Notorious in the West(10)

By: Lisa Plumley

 He hoped it wouldn’t come to that. But as a pair of ragged miners saw him coming down the street, gave a yelp of surprise when they saw his face then scurried to the side to avoid him, Griffin changed his mind. Suddenly, he felt in the mood to crush anything or anyone that displeased him...and he felt like starting now. Grimly, he shook out his wild, dark hair, pulled his flat-brimmed hat low over his eyes and took himself off to The Lorndorff Hotel, where—if they knew what was good for them—everyone from the merest maid to the most autocratic manager would be on their toes. Otherwise, he’d know the reason.

 * * *

 In retrospect, Olivia Mouton knew she should have realized something was amiss from the moment she finished breakfast in the sunny dining room of her father’s Lorndorff Hotel and heard the bellman chin wagging with the desk clerk as she passed by.

 “I heard he’s the terror of Boston,” the bellman was saying in a scandalized tone, “with eyes like the devil and a fancy dark coat that drags along on the ground when he stomps by—prob’ly on his way to put some orphans on a chain gang or some such.”

 “Pshaw. The way I heard tell, he could put grown men on that chain gang of his and get no guff,” the clerk replied with an offhanded wave hello to Olivia. “I ain’t the one who saw him, mind, but the night clerk told me he was about seven feet tall—”

 “Seven feet? Holy moly!”

 “—with a fully loaded gun belt and knives strapped to both legs. Dressed all in black, he was. Couldn’t scarcely see his face, ’specially with all that hair. Like a mountain man—”

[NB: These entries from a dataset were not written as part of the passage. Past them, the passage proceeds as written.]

struct DeviceWeights {
    float* conv1_k = nullptr;
    float* conv1_b = nullptr;
    float* conv_k[2] = {nullptr, nullptr};
    float* conv_b[2] = {nullptr, nullptr};
    float* weff_sorted[2] = {nullptr, nullptr};
    int32_t* pos_sorted[2] = {nullptr, nullptr};
    int32_t* slot[2] = {nullptr, nullptr};
    int32_t* bucket_ptr[2] = {nullptr, nullptr};
    float* conv1_pairs = nullptr;
    float* w_bias[2] = {nullptr, nullptr};
    float* w_qk[2] = {nullptr, nullptr};
    float* w_v[2] = {nullptr, nullptr};
    float* d1_k = nullptr;
    float* d1_b = nullptr;
    float* d2_k = nullptr;
    float* d2_b = nullptr;
    float* d3_k = nullptr;
    float* d3_b = nullptr;
    uint16_t* d1_frag = nullptr;
    uint16_t* d2_frag = nullptr;
    uint16_t* conv_frag[2] = {nullptr, nullptr};
    uint16_t* wv_frag[2] = {nullptr, nullptr};
    uint16_t* wqk_frag[2] = {nullptr, nullptr};
    uint16_t* wqk_frag_h[2] = {nullptr, nullptr};
    uint16_t* conv_frag_h[2] = {nullptr, nullptr};
    uint16_t* wv_frag_h[2] = {nullptr, nullptr};
    uint32_t* conv_c6[2] = {nullptr, nullptr};
    uint32_t* wv_c6[2] = {nullptr, nullptr};
    float* conv1_pairs6 = nullptr;
    float* weff6[2] = {nullptr, nullptr};
    int32_t* bucket_ptr6[2] = {nullptr, nullptr};
    DevBuf<float> c6_yp_const;
    DevBuf<float> c6_mp_const;
    uint16_t* tc_frag[2] = {nullptr, nullptr};
    float tc_inv_s[2] = {1.f, 1.f};
    int32_t* bucket_ptr96[2] = {nullptr, nullptr};
    DevBuf<float> tc_yp_const;
    DevBuf<float> tc_mp_const;
    DevBuf<float> tc_wva_tbl;
    DevBuf<float> tk_x2_tbl;
    DevBuf<float> tk_mpa_tbl;
    DevBuf<float> tk_x1t_tbl;
    DevBuf<float> tk_pt_tbl;
    DevBuf<float> tk_yp_const;
    DevBuf<float> tk_mp_const;
    DevBuf<float> x3_yp_const[2];
    DevBuf<float> x3_mp_const[2];
};

struct Workspace {
    int64_t chunk = 0;
    DevBuf<uint16_t> tokens;
    DevBuf<float> x[3];
    int64_t x_chunk = 0;
    DevBuf<float> mp;
    DevBuf<float> m;
    DevBuf<float> yp;
    DevBuf<float> logits;
    DevBuf<float> alpha;
    DevBuf<float> feat;
};

constexpr int MIN_TAIL = 2500;
constexpr int MAX_N = 4000;
constexpr int64_t PIECE = 64ll << 20;

struct RegionWorkspace {
    int tile = 256;
    PinnedBuf<int64_t> h_off;
    hipEvent_t tables_read = nullptr;
    DevBuf<int64_t> d_off;
    DevBuf<int64_t> d_transfer, d_entry;
    DevBuf<uint8_t> d_comp, d_exit;
    DevBuf<uint8_t> d_psi;
    DevBuf<float> d_track;
    DevBuf<uint8_t> d_state, d_flag;
    DevBuf<int32_t> d_blk_count;
    DevBuf<int64_t> d_blk_off;
    DevBuf<int64_t> d_r_contig, d_r_lo, d_r_hi, d_r_evidence, d_r_qsum;
    DevBuf<uint8_t> d_r_state;
    ~RegionWorkspace() {
        if (tables_read) (void)hipEventDestroy(tables_read);
    }
};

struct ContigWorkspace {
    hipStream_t copy_stream = nullptr;
    std::vector<hipEvent_t> piece_done;
    std::vector<int64_t> starts, ids;
    std::vector<int32_t> lens, window_n, counts;
    DevBuf<uint8_t> seq;
    DevBuf<int64_t> d_starts, d_ids;
    DevBuf<int32_t> d_lens, d_window_n, d_counts;
    DevBuf<float> d_scores;
    DevBuf<uint8_t> d_bases;
    DevBuf<float> d_out;
    DevBuf<float> d_emb, d_emb_sum;
    DevBuf<int32_t> d_emb_kept;
    std::vector<int64_t> win_off, bin_off;
    DevBuf<int64_t> d_win_off, d_bin_off;
    DevBuf<float> d_track;
    DevBuf<int32_t> d_cover;
    DevBuf<float> d_scores_rev, d_scores_mix, d_slab_scores, d_out_strand;
    DevBuf<float> d_emb_sum_rev;
    DevBuf<int32_t> d_emb_kept_rev;
    std::vector<int64_t> blk_off;
    DevBuf<int64_t> d_blk_off;
    DevBuf<float> d_occ;
    DevBuf<float> d_attr;
    RegionWorkspace regions;

    size_t span_cap() const {
        return std::min({d_starts.capacity(), d_ids.capacity(), d_lens.capacity(), d_window_n.capacity(), d_counts.capacity(),
                         d_scores.capacity() / GNN_CLASSES});
    }
    size_t strand_cap() const { return std::min(d_scores_rev.capacity(), d_scores_mix.capacity()) / GNN_CLASSES; }
    size_t off_cap() const { return std::min(d_win_off.capacity(), d_bin_off.capacity()); }
    size_t bin_cap() const { return std::min(d_track.capacity() / GNN_CLASSES, d_cover.capacity()); }
};

template <typename F>
static inline void for_each_window(int64_t len, int64_t stride, int single_window, F&& f) {
    for (int64_t k = 0; k * stride < len; ++k) {
        const int64_t l = std::min<int64_t>(W, len - k * stride);
        if (l < MIN_TAIL && k > 0) break;
        f(k, l);
        if (l < MIN_TAIL || (single_window && k == 0) || k * stride + W >= len) break;
    }
}

struct WindowWalk {
    int64_t* win_off = nullptr;
    int64_t* bin_off = nullptr;
    int64_t windows = 0, bins = 0;
};
template <typename F>
static int walk_windows(const int64_t* offsets, int64_t n_contigs, int64_t stride, int single_window, WindowWalk& out, F&& f) {
    for (int64_t c = 0; c < n_contigs; ++c)
        if (offsets[c + 1] < offsets[c]) {
            set_error("contig offsets are not non-decreasing");
            return GNN_ERR_ARG;
        }
    out.windows = out.bins = 0;
    if (out.win_off) out.win_off[0] = 0;
    if (out.bin_off) out.bin_off[0] = 0;
    for (int64_t c = 0; c < n_contigs; ++c) {
        const int64_t len = offsets[c + 1] - offsets[c];
        for_each_window(len, stride, single_window, [&](int64_t k, int64_t l) {
            f(c, k, l);
            ++out.windows;
        });
        out.bins += (len + stride - 1) / stride;
        if (out.win_off) out.win_off[c + 1] = out.windows;
        if (out.bin_off) out.bin_off[c + 1] = out.bins;
    }
    return GNN_OK;
}

__host__ __device__ inline bool window_kept(int32_t window_n, int32_t n_count) {
    return window_n == 0 || n_count <= MAX_N;
}

template <typename Tp>
static int reserve_roomy(DevBuf<Tp>& b, size_t need) {
    return b.reserve(need, need / 4 + 64);
}

template <typename... Bufs>
static void reset_all(Bufs&... bufs) {
    (bufs.reset(), ...);
}

template <typename... P, typename... A>
static int launch_1d(void (*kernel)(P...), int64_t cells, hipStream_t stream, A&&... args) {
    hipLaunchKernelGGL(kernel, dim3((unsigned)((cells + 255) / 256)), dim3(256), 0, stream, static_cast<P>(args)...);
    GNN_HIP(hipGetLastError());
    return GNN_OK;
}

struct AttribOut {
    int bin;
    float* contrib;
    float* bias;
    float* logits;
};
static inline int attrib_bins(int bin) { return (POOLED + bin - 1) / bin; }

struct ProfileSlot {
    double total_ms = 0.0;
    int64_t launches = 0;
    std::vector<std::pair<hipEvent_t, hipEvent_t>> pending;
};

}

struct gnn_ctx {
    int device = 0;
    hipStream_t stream = nullptr;
    bool has_weights = false;
    gnn::DeviceWeights w;
    gnn::Workspace ws;
    gnn::Workspace ws_alt;
    hipStream_t stream2 = nullptr;
    hipEvent_t ev_front[2] = {nullptr, nullptr}, ev_back[2] = {nullptr, nullptr};
    bool back_pending[2] = {false, false};
    int buf_cur = 0;
    int64_t chunk_fused = 16384;
    int64_t alt_failed_chunk = 0;
    bool chunk_explicit = false;
    int64_t chunk_f32 = 64;
    bool profile = false;
    gnn::ProfileSlot prof[GNN_K_COUNT];
    std::vector<hipEvent_t> event_pool;
    std::vector<gnn::DevBuf<unsigned char>> owned;
    int cu_count = 0;
    int last_split = 1;
    bool time_split = true;
    bool c6_pad_skip = true;
    gnn::DevBuf<unsigned long long> phase_cycles;
    gnn::ContigWorkspace* contig_ws = nullptr;
    gnn::DevBuf<uint8_t> stage_bases;
    gnn::DevBuf<float> stage_emb;
    gnn::DevBuf<float> emb_scores;
    gnn::DevBuf<float> stage_attr;
    gnn::DevBuf<float> attr_g;
    gnn::DevBuf<float> stage_scores;
    gnn::PinnedBuf<float> stage_scores_host;
    gnn::PinnedBuf<uint8_t> pin[2];
    hipEvent_t pin_ev[2] = {nullptr, nullptr};
    bool pin_busy[2] = {false, false};
    gnn::DevBuf<uint8_t> align_buf;
    void* comm = nullptr;
    int comm_ranks = 1, comm_rank = 0;
    gnn::DevBuf<unsigned char> comm_scratch;
};

namespace gnn {

struct ProfScope {
    gnn_ctx* ctx;
    int id;
    hipEvent_t a = nullptr, b = nullptr;
    ProfScope(gnn_ctx* c, int kid) : ctx(c), id(kid) {
        if (!ctx->profile) return;
        auto take = [&]() {
            hipEvent_t e = nullptr;
            if (!ctx->event_pool.empty()) {
                e = ctx->event_pool.back();
                ctx->event_pool.pop_back();
            } else if (hipEventCreate(&e) != hipSuccess) {
                e = nullptr;
            }
            return e;
        };
        a = take();
        b = take();
        if (a) (void)hipEventRecord(a, ctx->stream);
    }
    ~ProfScope() {
        if (!ctx->profile || !a || !b) return;
        (void)hipEventRecord(b, ctx->stream);
        ctx->prof[id].pending.emplace_back(a, b);
    }
};

template <typename Tp>
int upload(gnn_ctx* ctx, const Tp* host, size_t count, Tp** dev) {
    DevBuf<unsigned char> b;
    if (int rc = b.upload(reinterpret_cast<const unsigned char*>(host), count * sizeof(Tp))) return rc;
    *dev = reinterpret_cast<Tp*>(b.get());
    ctx->owned.emplace_back(std::move(b));
    return GNN_OK;
}
template <typename Tp>
int upload(gnn_ctx* ctx, const std::vector<Tp>& v, Tp** dev) {
    return upload(ctx, v.data(), v.size(), dev);
}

 “I heard he brung a huge ole bag of money with him.”

 “—only fancier,” the clerk said with a nod, “but with that same no-good attitude. As if he’d sooner sock you than say hello. I heard he commandeered the train that brung him. Forced ’em to turn off their track and go his way to Morrow Creek.”

 At that, the bellman whistled, apparently impressed. “Do you reckon he’s really him? I know Mr. Mouton got that telegram yesterday, but I thought Griffin Turner was practically a ghost.”

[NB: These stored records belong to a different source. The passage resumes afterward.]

void Profiler::collect()
{
    for (auto& m : marks) {
        float t = 0.0f;
        hipEventElapsedTime(&t, pool[m.second], pool[m.second + 1]);
        std::string n(m.first);
        size_t k = 0;
        for (; k < names.size(); ++k) if (names[k] == n) break;
        if (k == names.size()) { names.push_back(n); ms.push_back(0.0); calls.push_back(0); }
        ms[k] += t;
        calls[k] += 1;
    }
    marks.clear();
    used = 0;
}

void Profiler::reset_totals() { names.clear(); ms.clear(); calls.clear(); marks.clear(); used = 0; }

Profiler::~Profiler() { for (auto e : pool) hipEventDestroy(e); }

}

using namespace vo;

struct vo_ctx {
    int device = 0, rows = 0, cols = 0, max_batch = 0;
    vo_sift_params sp;
    vo_match_params mp;
    vo_ransac_params rp;
    vo_calib calib;
    bool has_calib = false;
    hipStream_t stream = nullptr;
    static constexpr int MAX_SUB = 4;
    int n_sub = 1;
    hipStream_t sub[MAX_SUB] = {};
    hipEvent_t ev_fork = nullptr, ev_join[MAX_SUB] = {}, ev_o0[MAX_SUB] = {};
    struct AuxSet {
        SiftBuffers sb;
        MatchBuffers mb;
        MatchJob* d_jobs = nullptr;
        int* pair_i = nullptr; int* pair_j = nullptr; int* pair_n = nullptr;
        GeomBuffers gb;
    } aux;
    hipEvent_t ev_done[2] = {};
    hipEvent_t ev_arena[2] = {};
    int next_set = 0, last_set = 0;
    Pyramid py;
    Pyramid* d_py = nullptr;
    SiftBuffers sb;
    MatchBuffers mb;
    MatchJob* d_jobs = nullptr;
    int* d_pair_i = nullptr;
    int* d_pair_j = nullptr;
    int* d_pair_n = nullptr;
    uint8_t* d_img = nullptr;
    uint8_t* d_cm = nullptr;
    size_t cm_cap = 0;
    bool ud_on[2] = {false, false};
    vo_bc_cam ud_cam[2] = {};
    uint8_t* d_rect = nullptr;
    int rect_B = 0;
    int strongest = 0;
    bool sel_used[2] = {false, false};
    uint8_t* d_fd[2] = {nullptr, nullptr};
    DescMeta* d_fm[2] = {nullptr, nullptr};
    int* d_fn = nullptr;
    float* d_ff[2] = {nullptr, nullptr};
    float* d_fa = nullptr;
    float* d_fbt = nullptr;
    int* d_fres = nullptr;
    MatchExBuffers mx;
    int* d_bad = nullptr;
    int* d_mi = nullptr; int* d_mj = nullptr; int* d_mn = nullptr;
    GeomBuffers gb;
    struct StepHost {
        FrameGeom* fg = nullptr; int* nkp = nullptr; int* ncand = nullptr; int* np = nullptr; int* rows = nullptr;
        int* ndet = nullptr;
        float* pX = nullptr; uint8_t* pkeep = nullptr;
        float* d_pX = nullptr; uint8_t* d_pkeep = nullptr;
        hipEvent_t ev = nullptr;
    };
    StepHost sh[VO_STEP_DEPTH];
    hipStream_t copy_stream = nullptr;
    struct Pending { int set, slot, B; bool first_tracked; bool sel; };
    std::deque<Pending> pending;
    int next_step_set = 0, next_slot = 0;
    std::vector<void*> lm_retired;
    int last_step_set = -1, last_step_B = 0;
    std::string err;
// ... 8 lines not shown
    uint8_t* d_lmkeep = nullptr;
    size_t lm_cap = 0, lm_n = 0;
    std::vector<long long> lm_frame_off{0};
    double* d_lmw_pose = nullptr;
    long long* d_lmw_off = nullptr;
    int lmw_cap = 0;
};

static std::string g_create_err;

static int fail(vo_ctx* c, int code, const char* fmt, ...)
{
    char buf[512];
    va_list ap;
    va_start(ap, fmt);
    vsnprintf(buf, sizeof(buf), fmt, ap);
    va_end(ap);
    if (c) c->err = buf; else g_create_err = buf;
    return code;
}

#define HIPC(c, x) do { hipError_t e_ = (x); if (e_ != hipSuccess) return fail(c, VO_ERR_HIP, "%s: %s (%s:%d)", #x, hipGetErrorString(e_), __FILE__, __LINE__); } while (0)

static const double I4[16] = {1, 0, 0, 0, 0, 1, 0, 0, 0, 0, 1, 0, 0, 0, 0, 1};

extern "C" {

void vo_default_sift_params(vo_sift_params* p)
{
    p->n_octave_layers = 3; p->sigma = 1.6f; p->contrast_threshold = 0.04f; p->edge_threshold = 10.0f;
    p->upsample = 1; p->max_keypoints = 16384;
}
void vo_default_match_params(vo_match_params* p) { p->match_threshold = 1.0f; p->max_ratio = 0.6f; }
void vo_default_match_opts(vo_match_opts* o) { o->match_threshold = 1.0f; o->max_ratio = 0.6f; o->unique = 0; o->reserved = 0; }
void vo_default_ransac_params(vo_ransac_params* p)
{
    p->max_num_trials = 1000; p->confidence = 99.0; p->max_reprojection_error = 1.0; p->seed = 0x5EED;
}

const char* vo_last_error(const vo_ctx* c) { return c ? c->err.c_str() : g_create_err.c_str(); }

void* vo_stream(vo_ctx* c) { return c ? (void*)c->stream : nullptr; }

static int job_stereo(const vo_ctx*, int f) { return f; }
static int job_track(const vo_ctx* c, int step, int f) { return c->max_batch + step * c->max_batch + f; }
static int job_single(const vo_ctx* c) { return 5 * c->max_batch; }

static void destroy_streams(vo_ctx* c)
{
    for (int k = 0; k < vo_ctx::MAX_SUB; ++k) {
        if (c->sub[k]) hipStreamDestroy(c->sub[k]);
        if (c->ev_join[k]) hipEventDestroy(c->ev_join[k]);
        if (c->ev_o0[k]) hipEventDestroy(c->ev_o0[k]);
        c->sub[k] = nullptr; c->ev_join[k] = nullptr; c->ev_o0[k] = nullptr;
    }
    if (c->ev_fork) hipEventDestroy(c->ev_fork);
    c->ev_fork = nullptr;
    for (int k = 0; k < 2; ++k) {
        if (c->ev_done[k]) hipEventDestroy(c->ev_done[k]);
        if (c->ev_arena[k]) hipEventDestroy(c->ev_arena[k]);
        c->ev_arena[k] = nullptr;
        c->ev_done[k] = nullptr;
    }
    for (int k = 0; k < VO_STEP_DEPTH; ++k) {
        if (c->sh[k].ev) hipEventDestroy(c->sh[k].ev);
        c->sh[k].ev = nullptr;
    }
    if (c->copy_stream) hipStreamDestroy(c->copy_stream);
    c->copy_stream = nullptr;
}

 “Nobody’s ever seen him,” the clerk agreed, “so I’d say—”

 Olivia cleared her throat. “Gentlemen,” she said gently, “you know we’re not supposed to gossip about our guests. This is a guest of the hotel you’re discussing, I assume?”

 Both men met her inquiry with disbelieving stares.

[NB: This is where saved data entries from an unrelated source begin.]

diff --git a/rustsasa_amd/csrc/kernels.hip b/rustsasa_amd/csrc/kernels.hip
--- a/rustsasa_amd/csrc/kernels.hip
+++ b/rustsasa_amd/csrc/kernels.hip
@@ -189,7 +189,7 @@
     g.atom_begin = a.n_atoms ? a.first_atom : 0u;
     g.n_atoms = a.n_atoms;
     g.in_lds = a.n_atoms < kLdsMaxAtoms ? 1u : 0u;
-    g.odd_radii = ((uint32_t)a.odd_radii & 7u) | (grid_group_shift(a.n_atoms, (uint32_t)nc) << 8);
+    g.odd_radii = (uint32_t)a.odd_radii & 7u;
     return g;
 }
 
@@ -225,20 +225,22 @@
     __shared__ unsigned long long part[4][4];
     const uint32_t s = blockIdx.x * blockDim.x + threadIdx.x;
     GridSums v = {0, 0, 0, 0};
-    unsigned long long n_cells = 0;
+    unsigned long long n_cells = 0, n_stored = 0;
     if (s < b.n_structures) {
         bool bad = false, too_large = false;
-        const StructGrid g = make_grid(b.acc[s], b.probe, b.max_r_override, bad, too_large);
+        StructGrid g = make_grid(b.acc[s], b.probe, b.max_r_override, bad, too_large);
+        n_cells = g.n_cells;
+        grid_choose_x_cells(g, g.odd_radii);
+        n_stored = g.n_cells;
         b.grids[s] = g;
         if (bad) b.status->bad_input = 1u;
         if (too_large) b.status->grid_too_large = 1u;
         if (g.in_lds) { v.cells_s = lds_cell_slots(g.n_cells); v.atoms_s = g.n_atoms | ((unsigned long long)grid_windows(g.n_cells) << 32); }
         else { v.cells_l = g.n_cells; v.atoms_l = g.n_atoms; }
-        n_cells = g.n_cells;
-    }
-#pragma unroll
-    for (int d = kWave / 2; d > 0; d >>= 1) n_cells += __shfl_xor(n_cells, d, kWave);
-    if (lane_id() == 0 && n_cells) atomicAdd((unsigned long long *)&b.status->grid_cells, n_cells);
+    }
+#pragma unroll
+    for (int d = kWave / 2; d > 0; d >>= 1) { n_cells += __shfl_xor(n_cells, d, kWave); n_stored += __shfl_xor(n_stored, d, kWave); }
+    if (lane_id() == 0 && n_cells) atomicAdd((unsigned long long *)&b.status->grid_cells, b.count_stored ? n_stored : n_cells);
     const GridSums tot = block_scan_sums<4>(v, part);
     if (threadIdx.x == 0) b.grid_sums[blockIdx.x] = tot;
 }
diff --git a/rustsasa_amd/csrc/neighbors.hip b/rustsasa_amd/csrc/neighbors.hip
--- a/rustsasa_amd/csrc/neighbors.hip
+++ b/rustsasa_amd/csrc/neighbors.hip
@@ -19,8 +19,9 @@
         const int yy = (int)cy + (int)(lane % 5u) - 2;
         const int zz = (int)cz + (int)(lane / 5u) - 2;
         if (yy >= 0 && yy < (int)g.dim_y && zz >= 0 && zz < (int)g.dim_z) {
-            const uint32_t x0 = cx >= 2u ? cx - 2u : 0u;
-            const uint32_t x1 = min(cx + 2u, g.dim_x - 1u);
+            const uint32_t reach = grid_x_reach(g);
+            const uint32_t x0 = cx >= reach ? cx - reach : 0u;
+            const uint32_t x1 = min(cx + reach, g.dim_x - 1u);
             const uint32_t c0 = g.cell_base + x0 + (uint32_t)yy * g.dim_x + (uint32_t)zz * g.dim_x * g.dim_y;
             const bool rel16 = g.in_lds != 0u;
             const uint32_t first = load_cell_start(b.cells, c0, rel16);
diff --git a/rustsasa_amd/csrc/occlusion_fast.inc b/rustsasa_amd/csrc/occlusion_fast.inc
--- a/rustsasa_amd/csrc/occlusion_fast.inc
+++ b/rustsasa_amd/csrc/occlusion_fast.inc
@@ -20,12 +20,13 @@
         const uint32_t pa = first + lane;
         const float4 m = a.sorted_xyzr[pa];
         const StructGrid g = a.grids[a.sid[pa]];
-        const float tol = 8.0f * 1.1920929e-7f * (float)max(max(g.dim_x, g.dim_y), g.dim_z) + 1e-5f;
+        const uint32_t xw = grid_x_wide(g), dim_xn = g.dim_x << xw;
+        const float tol = 8.0f * 1.1920929e-7f * (float)max(max(dim_xn, g.dim_y), g.dim_z) + 1e-5f;
         const float sr = m.w + g.max_r + 2.0f * probe;
         const float fx = (m.x - g.min_x) * g.inv_cell;
         const float fy = (m.y - g.min_y) * g.inv_cell;
         const float fz = (m.z - g.min_z) * g.inv_cell;
-        const int cx = (int)min((uint32_t)fmaxf(fx, 0.0f), g.dim_x - 1u);
+        const int cx = (int)min((uint32_t)fmaxf(fx, 0.0f), dim_xn - 1u);
         const int cy = (int)min((uint32_t)fmaxf(fy, 0.0f), g.dim_y - 1u);
         const int cz = (int)min((uint32_t)fmaxf(fz, 0.0f), g.dim_z - 1u);
         const float srn = sr * g.inv_cell;
@@ -35,7 +36,8 @@
         rec[1] = make_float4(tol, __int_as_float(cx), __int_as_float(cy), __int_as_float(cz));
         rec[2] = make_float4(__uint_as_float(g.dim_x), __uint_as_float(g.dim_y), __uint_as_float(g.dim_z),
                              __uint_as_float(g.cell_base + (uint32_t)cy * g.dim_x + (uint32_t)cz * dim_xy));
-        rec[3] = make_float4(__uint_as_float(dim_xy), __uint_as_float(g.in_lds ? g.sorted_base : 0xFFFFFFFFu), 0.f, 0.f);
+        rec[3] = make_float4(__uint_as_float(dim_xy), __uint_as_float(g.in_lds ? g.sorted_base : 0xFFFFFFFFu),
+                             __uint_as_float(xw), 0.f);
         srs[lane] = sr;
     }
     wave_lds_fence();
@@ -58,10 +60,10 @@
         uint32_t run_start = 0, run_len = 0;
         if (yy < dim_y && zz < dim_z && b2 >= 0.0f) {
             const float wx = __builtin_amdgcn_sqrtf(b2) * 1.0001f + tol;
-            const int x0 = max(max((int)floorf(fx - wx), cx - 2), 0);
-            const int x1 = min(min((int)floorf(fx + wx), cx + 2), (int)dim_x - 1);
             const float4 r3 = rec[3];
-            const uint32_t dim_xy = __float_as_uint(r3.x), rel_base = __float_as_uint(r3.y);
+            const uint32_t dim_xy = __float_as_uint(r3.x), rel_base = __float_as_uint(r3.y), xw = __float_as_uint(r3.z);
+            const int x0 = max(max((int)floorf(fx - wx), cx - 2), 0) >> xw;
+            const int x1 = max(min(min((int)floorf(fx + wx), cx + 2) >> xw, (int)dim_x - 1), x0);
             const bool rel16 = rel_base != 0xFFFFFFFFu;
             const uint32_t c0 = __float_as_uint(r2.w) + (uint32_t)(rdy * (int)dim_x) + (uint32_t)(rdz * (int)dim_xy) + (uint32_t)x0;
             const uint32_t first = load_cell_start(a.cells, c0, rel16);
diff --git a/rustsasa_amd/csrc/occlusion_mx.inc b/rustsasa_amd/csrc/occlusion_mx.inc
--- a/rustsasa_amd/csrc/occlusion_mx.inc
+++ b/rustsasa_amd/csrc/occlusion_mx.inc
@@ -285,7 +285,7 @@
     uint32_t g0 = 0;
     uint32_t cur_sid = 0xFFFFFFFFu;
     uint32_t dim_x = 1, dim_y = 1, dim_z = 1, cell_base = 0, rel_base = 0;
-    bool rel16 = false;
+    uint32_t cell_kind = 0;
     float max_r = 0.f;
     bool not_mine = false;
     while (g0 < n_mine) {
@@ -301,8 +301,8 @@
             dim_y = (uint32_t)__builtin_amdgcn_readfirstlane((int)g.dim_y);
             dim_z = (uint32_t)__builtin_amdgcn_readfirstlane((int)g.dim_z);
             cell_base = (uint32_t)__builtin_amdgcn_readfirstlane((int)g.cell_base);
-            rel16 = __builtin_amdgcn_readfirstlane((int)g.in_lds) != 0;
-            rel_base = rel16 ? (uint32_t)__builtin_amdgcn_readfirstlane((int)g.sorted_base) : 0u;
+            cell_kind = (uint32_t)__builtin_amdgcn_readfirstlane((int)((g.in_lds != 0u ? 1u : 0u) | (grid_x_wide(g) << 1)));
+            rel_base = (cell_kind & 1u) ? (uint32_t)__builtin_amdgcn_readfirstlane((int)g.sorted_base) : 0u;
             max_r = uniform_f(g.max_r);
             not_mine = a.ids_check != 0u && (((uint32_t)__builtin_amdgcn_readfirstlane((int)g.odd_radii) >> 1) & 1u) != (HAS_ID ? 1u : 0u);
             cur_sid = sid_g;
@@ -319,15 +319,16 @@
         uint32_t U, run_start, excl, n_chunk;
         for (;;) {
             const uint32_t cx_last = readlane_u(cxyz, g1 - 1u) & 1023u;
-            const uint32_t x_lo = cx_first >= 2u ? cx_first - 2u : 0u;
-            const uint32_t x_hi = min(cx_last + 2u, dim_x - 1u);
+            const uint32_t reach = 2u - (cell_kind >> 1);
+            const uint32_t x_lo = cx_first >= reach ? cx_first - reach : 0u;
+            const uint32_t x_hi = min(cx_last + reach, dim_x - 1u);
             const uint32_t yy = gcy + (uint32_t)rdy, zz = gcz + (uint32_t)rdz;
             uint32_t run_len = 0;
             run_start = 0;
             if (lane < 25u && yy < dim_y && zz < dim_z) {
                 const uint32_t c0 = cell_base + (zz * dim_y + yy) * dim_x + x_lo;
                 uint32_t first, behind;
-                load_cell_start2(cells, c0, c0 + (x_hi - x_lo) + 1u, rel16, first, behind);
+                load_cell_start2(cells, c0, c0 + (x_hi - x_lo) + 1u, (cell_kind & 1u) != 0u, first, behind);
                 run_len = behind - first;
                 run_start = rel_base + first;
             }
diff --git a/rustsasa_amd/csrc/occlusion_v0.inc b/rustsasa_amd/csrc/occlusion_v0.inc
--- a/rustsasa_amd/csrc/occlusion_v0.inc
+++ b/rustsasa_amd/csrc/occlusion_v0.inc
@@ -39,8 +39,9 @@
         const int yy = (int)cy + (int)(lane % 5u) - 2;
         const int zz = (int)cz + (int)(lane / 5u) - 2;
         if (yy >= 0 && yy < (int)g.dim_y && zz >= 0 && zz < (int)g.dim_z) {
-            const uint32_t x0 = cx >= 2u ? cx - 2u : 0u;
-            const uint32_t x1 = min(cx + 2u, g.dim_x - 1u);
+            const uint32_t reach = grid_x_reach(g);
+            const uint32_t x0 = cx >= reach ? cx - reach : 0u;
+            const uint32_t x1 = min(cx + reach, g.dim_x - 1u);
             const uint32_t c0 = g.cell_base + x0 + (uint32_t)yy * g.dim_x +
                                 (uint32_t)zz * g.dim_x * g.dim_y;
             const bool rel16 = g.in_lds != 0u;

 “You haven’t heard?” the bellman asked. “I heard about him even afore I got to the hotel for work! The whole town’s abuzz.”

 This did not enlighten Olivia as much as she would have liked. Patiently, she said, “Well, the whole town’s not been here, in the hotel where I live,” she said with a good-natured smile—one that the bellman, who’d proposed to her just last month, returned readily. “Not yet. So I haven’t heard a thing.”

 “It’s The Boston Beast,” the clerk confided, leaning on his desk. He nearly smudged his guest register and upset his inkwell in the process. “The Tycoon Terror. The Business Brute!”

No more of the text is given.